After the initial review in the 2005 article which says, "Risperidone augmentation resulted in symptomatic remission in a substantial number of patients with chronic resistant depression who were nonresponsive to standard antidepressant therapy," everything else that I’ve listed here happened in the pages of the Neuropsychopharmacology, the Journal of the American College of Neuropharmacology for the next two and a half years until Carroll’s blog post. That journal is very important to the few neuroscientists that read it, but is hardly on the news-stands or even available to most practicing psychiatrists. Likewise, Healthcare Renewal isn’t exactly daily reading for practitioners. Yet the message about augmenting antidepressants with atypical antipsychotics traveled far and wide, quoted extensively. It’s still traveling. So, although this is a fine example of a few people’s persistence in finally debunking a negative and misrepresented study, the desired impact was still profound and came at a lucrative time in Risperdal’s life cycle [when it was still in patent]. In other words, the gambit worked.

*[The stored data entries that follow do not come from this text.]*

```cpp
int batch_prepare_lanes(artgpu_ctx *ctx, int L)
{
    HIPCHK(ctx, hipSetDevice(ctx->device));
    while ((int)ctx->lanes.size() < L - 1) {
        artgpu_ctx *peer = nullptr;
        int rc = artgpu_create(ctx->device, &peer);
        if (rc) return fail(ctx, rc, "batch_run: cannot create lane %d", (int)ctx->lanes.size() + 1);
        if (hipStreamCreateWithFlags(&peer->stream, hipStreamNonBlocking) != hipSuccess) { (void)artgpu_destroy(peer); return fail(ctx, ARTGPU_EHIP, "batch_run: stream"); }
        peer->owns_stream = true;
        ctx->lanes.push_back(peer);
    }
    for (artgpu_ctx *peer : ctx->lanes) {
        peer->curve_tail_kind = ctx->curve_tail_kind; peer->curve_tail_y = ctx->curve_tail_y; peer->curve_tail_pc = ctx->curve_tail_pc;
        peer->opt_amaze_path = ctx->opt_amaze_path; peer->opt_amaze_split = ctx->opt_amaze_split; peer->opt_amaze_overlap = ctx->opt_amaze_overlap; peer->opt_amaze_grid = ctx->opt_amaze_grid;
        peer->opt_amaze_zero_mask = ctx->opt_amaze_zero_mask; peer->opt_amaze_zero_frame = ctx->opt_amaze_zero_frame; peer->opt_amaze_poison = ctx->opt_amaze_poison;
        peer->opt_rcd_rows = ctx->opt_rcd_rows; peer->opt_roctx = ctx->opt_roctx; peer->opt_lut_lds = ctx->opt_lut_lds; peer->opt_dn_streams = ctx->opt_dn_streams; peer->opt_dn_fused = ctx->opt_dn_fused;
        peer->opt_dn_wait_ms = ctx->opt_dn_wait_ms; peer->opt_dn_debug_stall = ctx->opt_dn_debug_stall; peer->opt_io_direct = ctx->opt_io_direct;
        peer->progress_fn = ctx->progress_fn; peer->progress_user = ctx->progress_user;
        peer->frames_in_flight = L;
    }
    ctx->frames_in_flight = L;
    return ARTGPU_OK;
}
struct InFlightReset { artgpu_ctx *c; ~InFlightReset() { c->frames_in_flight = 1; for (artgpu_ctx *p : c->lanes) p->frames_in_flight = 1; } };

extern "C++" {
template <typename F>
int batch_on_lanes(artgpu_ctx *ctx, int L, F work)
{
    std::vector<int> rcs(L, ARTGPU_OK);
    std::vector<artgpu_ctx *> cs(L, ctx);
    for (int k = 1; k < L; ++k) cs[k] = ctx->lanes[k - 1];
    std::vector<std::thread> threads;
    for (int k = 1; k < L; ++k) threads.emplace_back([&rcs, &work, &cs, k]() { rcs[k] = work(cs[k], k); });
    rcs[0] = work(ctx, 0);
    for (std::thread &t : threads) t.join();
    for (int k = 0; k < L; ++k)
        if (rcs[k]) return fail(ctx, rcs[k], "batch_run: lane %d: %s", k, k == 0 ? ctx->err.c_str() : cs[k]->err.c_str());
    return ARTGPU_OK;
// ... 249 lines not shown
```

### art_amd/csrc/kernels.h

```cpp
#pragma once
#include <hip/hip_runtime.h>
#include "paramcurve.h"
#include <vector>
#include <stddef.h>
#include <stdint.h>
#include <mutex>
#include <set>
#include <utility>

inline hipError_t dyn_lds_once(const void *fn, int bytes)
{
    static std::mutex m;
    static std::set<std::pair<const void *, int>> done;
    int dev = 0;
    hipError_t e = hipGetDevice(&dev);
    if (e != hipSuccess) return e;
    std::lock_guard<std::mutex> lk(m);
    if (done.count({fn, dev})) return hipSuccess;
    e = hipFuncSetAttribute(fn, hipFuncAttributeMaxDynamicSharedMemorySize, bytes);
    if (e == hipSuccess) done.insert({fn, dev});
    return e;
}

inline bool device_block_fits(int lds_bytes, int threads)
// ... 273 lines not shown
    int cu_reserve;
};
hipError_t launch_neutral_hues(const NeutralArgs &a, hipStream_t s);
hipError_t launch_tone_neutral(const NeutralArgs &a, hipStream_t s);
void build_pq_luts(float *pq65536, float *pq_inv65536);
void dninfo_band_stats(const float *mad_a, const float *mad_b, int nbands, bool aggressive, float out[6]);
void dninfo_reduce(const float info[9][16], bool aggressive, float ch_M[9], float max_r[9], float max_b[9], float out3[3]);

struct WaveArgs {
    const float *src;
    size_t src_stride;
    float *lo;
    float *b1, *b2, *b3;
    float *dst;
    size_t dst_stride;
    int w, h, w2, h2;
    int skip;
    float blend;
};
hipError_t launch_wavelet_analysis0(const WaveArgs &a, hipStream_t s);
hipError_t launch_wavelet_haar_analysis(const WaveArgs &a, hipStream_t s);
hipError_t launch_wavelet_haar_synthesis(const WaveArgs &a, hipStream_t s);
hipError_t launch_wavelet_synthesis0(const WaveArgs &a, hipStream_t s);

struct GetImageFuse {
    int on;
    const float *src[3];
    size_t stride;
    int sx1, sy1;
    float mul[3];
    int do_clip, has_mat;
    double mat[9];
};
struct DnPixArgs {
    GetImageFuse gi;
    float exp_scale, exp_black;
    int exp_on;
    float *rgb[3];
    size_t stride;
    float *L, *A, *B;
    int w, h;
    float gain, newGain;
    float gam, gamthresh, gamslope, igam, igamthresh, igamslope;
    const float *gamcurve, *igamcurve;
    float ws1[3];
    float realred, realblue, qhighFactor;
// ... 164 lines not shown
```

### art_amd/csrc/wavelet.hip

```cpp
#include <hip/hip_runtime.h>
#include "devmath.h"
#include "kernels.h"

namespace artgpu {

namespace {
__constant__ float DAUB_LO[6] = {0.f, 0.f, 0.34150635f, 0.59150635f, 0.15849365f, -0.091506351f};
__constant__ float DAUB_HI[6] = {-0.091506351f, -0.15849365f, 0.59150635f, -0.34150635f, 0.f, 0.f};
__constant__ float SYN_LO[6] = {-0.091506351f, 0.15849365f, 0.59150635f, 0.34150635f, 0.f, 0.f};
__constant__ float SYN_HI[6] = {0.f, 0.f, -0.34150635f, 0.59150635f, -0.15849365f, -0.091506351f};
__device__ __forceinline__ int clampi(int v, int lo, int hi) { return v < lo ? lo : (v > hi ? hi : v); }

#ifndef A0_TW_
#define A0_TW_ 64
#endif
#ifndef A0_TH_
#ifdef A0_PLAIN
#define A0_TH_ 16
#else
#define A0_TH_ 32
#endif
#endif
constexpr int A0_TW = A0_TW_, A0_TH = A0_TH_;
constexpr int A0_LW = 2 * A0_TW + 6;
// ... 222 lines not shown
        const int t = threadIdx.x + n * 256;
        const int rr = t / S0_TW, cc = t - rr * S0_TW;
        const int i = min(r0 + rr, h - 1), k = min(c0 + cc, w - 1);
        dv[n] = use_old ? a.dst[(size_t)i * a.dst_stride + k] : 0.f;
    }
#pragma unroll
    for (int n = 0; n < NIT; ++n) {
        const int t = threadIdx.x + n * 256;
        const int rr = t / S0_TW, cc = t - rr * S0_TW;
        const int i = r0 + rr, k = c0 + cc;
        if (i >= h || k >= w) continue;
        const int i_src = (i + shift) / 2;
        float tot = 0.f;
#pragma unroll
        for (int l = 0; l < 3; ++l) {
            const int lr = clampi(i_src - l, 0, h2 - 1) - srow0;
            tot += (flo[l] * tLo[lr][cc] + fhi[l] * tHi[lr][cc]);
        }
        const size_t o = (size_t)i * a.dst_stride + k;
        a.dst[o] = dv[n] * srcFactor + a.blend * 4.f * tot;
    }
}

hipError_t launch_wavelet_analysis0(const WaveArgs &a, hipStream_t s)
{
    dim3 grid((a.w2 + A0_TW - 1) / A0_TW, (a.h2 + A0_TH - 1) / A0_TH);
    hipLaunchKernelGGL(wavelet_analysis0_kernel, grid, dim3(256), 0, s, a);
    return hipGetLastError();
}
static int flat_grid(long long n) { long long g = (n + 255) / 256; return (int)(g < 16384 ? g : 16384); }
hipError_t launch_wavelet_haar_analysis(const WaveArgs &a, hipStream_t s)
{
    hipLaunchKernelGGL(wavelet_haar_analysis_kernel, dim3(flat_grid((long long)a.w2 * a.h2)), dim3(256), 0, s, a);
    return hipGetLastError();
}
hipError_t launch_wavelet_haar_synthesis(const WaveArgs &a, hipStream_t s)
{
    hipLaunchKernelGGL(wavelet_haar_synthesis_kernel, dim3(flat_grid((long long)a.w2 * a.h2)), dim3(256), 0, s, a);
    return hipGetLastError();
}
hipError_t launch_wavelet_synthesis0(const WaveArgs &a, hipStream_t s)
{
    dim3 grid((a.w + S0_TW - 1) / S0_TW, (a.h + S0_TH - 1) / S0_TH);
    hipLaunchKernelGGL(wavelet_synthesis0_kernel, grid, dim3(256), 0, s, a);
    return hipGetLastError();
}
// ... 3 lines not shown
```

Before: 4428 MP/s.

## Fuse multiple Haar wavelet levels into streaming row-sweep kernels across channels

```diff
diff --git a/art_amd/csrc/artgpu_api.hip b/art_amd/csrc/artgpu_api.hip
--- a/art_amd/csrc/artgpu_api.hip
+++ b/art_amd/csrc/artgpu_api.hip
@@ -26,6 +26,8 @@
     int opt_lut_lds = 1;
     int opt_dn_streams = 0;
     int ccalc_nonneg = 0;
+    int opt_wav_stream = 1;
+    int opt_wav_seg = 0;
     int opt_dn_fused = 1;
     std::string err;
     int *fs_diag = nullptr;
@@ -447,6 +449,8 @@
     else if (n == "roctx") ctx->opt_roctx = value != 0;
     else if (n == "dn_streams") ctx->opt_dn_streams = value != 0;
     else if (n == "dn_fused") ctx->opt_dn_fused = (int)value;
+    else if (n == "wav_stream") ctx->opt_wav_stream = value != 0;
+    else if (n == "wav_seg") { if (value < 0 || value > 65536) return fail(ctx, ARTGPU_EINVAL, "wav_seg: 0 (automatic) .. 65536 rows"); ctx->opt_wav_seg = (int)value; }
     else if (n == "dn_debug_stall") ctx->opt_dn_debug_stall = (int)value;
     else if (n == "dn_wait_ms") ctx->opt_dn_wait_ms = value < 0 ? 0 : value;
     else if (n == "lut_lds") ctx->opt_lut_lds = value != 0;
@@ -884,6 +888,63 @@
 
 namespace {
 int wavelet_skip(int level) { return level <= 1 ? 1 : 1 << (level - 1); }
+
+struct HaarChan {
+    float *bands, *low[2];
+    int *cur;
+    float *band(int l, int dir, size_t n) const { return bands + ((size_t)l * 3 + (dir - 1)) * n; }
+};
+
+hipError_t haar_analysis_levels(const artgpu_ctx *ctx, const HaarChan *c, int nch, int w2, int h2, size_t n, int nlevels, hipStream_t st)
+{
+    int l = 1;
+    const int nl = nlevels - 1 < WAVE_STREAM_MAXL ? nlevels - 1 : WAVE_STREAM_MAXL;
+    if (ctx->opt_wav_stream && wavelet_haar_stream_supported(w2, h2, nl)) {
+        WaveStreamArgs a = {};
+        a.n = n; a.w = w2; a.h = h2; a.nl = nl; a.seg_h = ctx->opt_wav_seg;
+        for (int k = 0; k < nch; ++k) { a.src[k] = c[k].low[*c[k].cur]; a.lo[k] = c[k].low[*c[k].cur ^ 1]; a.bands[k] = c[k].bands; }
+        const hipError_t e = launch_wavelet_haar_stream_analysis(a, nch, st);
+        if (e != hipSuccess) return e;
+        for (int k = 0; k < nch; ++k) *c[k].cur ^= 1;
+        l = nl + 1;
+    }
+    for (int k = 0; k < nch; ++k)
+        for (int m = l; m < nlevels; ++m) {
+            WaveArgs a = {};
+            a.w2 = w2; a.h2 = h2; a.skip = wavelet_skip(m);
+            a.src = c[k].low[*c[k].cur]; a.lo = c[k].low[*c[k].cur ^ 1];
+            a.b1 = c[k].band(m, 1, n); a.b2 = c[k].band(m, 2, n); a.b3 = c[k].band(m, 3, n);
+            const hipError_t e = launch_wavelet_haar_analysis(a, st);
+            if (e != hipSuccess) return e;
+            *c[k].cur ^= 1;
+        }
+    return hipSuccess;
+}
+
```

And on the subject of articles being ghostwritten by people under contract to pharmaceutical companies, this study is a prime candidate. The trial itself was conducted by Janssen, not directed by any non-company investigator. Of the three authors, Nemeroff had a long-time association with ghost-writer Sally Laden at Scientific Therapeutics Information both through GSK and Cyberonics as had Martin Keller through GSK. Their "guest authorship" is legend. We know from the Rothman Report filed by an investigator with access to primary discovery documents that Excerptia Medica, a medical ghost-writing firm around the corner from Janssen, was churning out articles favorable to Risperdal and soliciting authors during this period. We know that Dr, Nemeroff was editor of Neuropsychopharmacology and had used it as a conduit for promoting Cyberonics and apparently Janssen, companies with which he was financially involved. There’s a hell of a lot more evidence of criminal misbehavior on this page than evidence that Risperdal helps depressed people. And yet the gambit worked.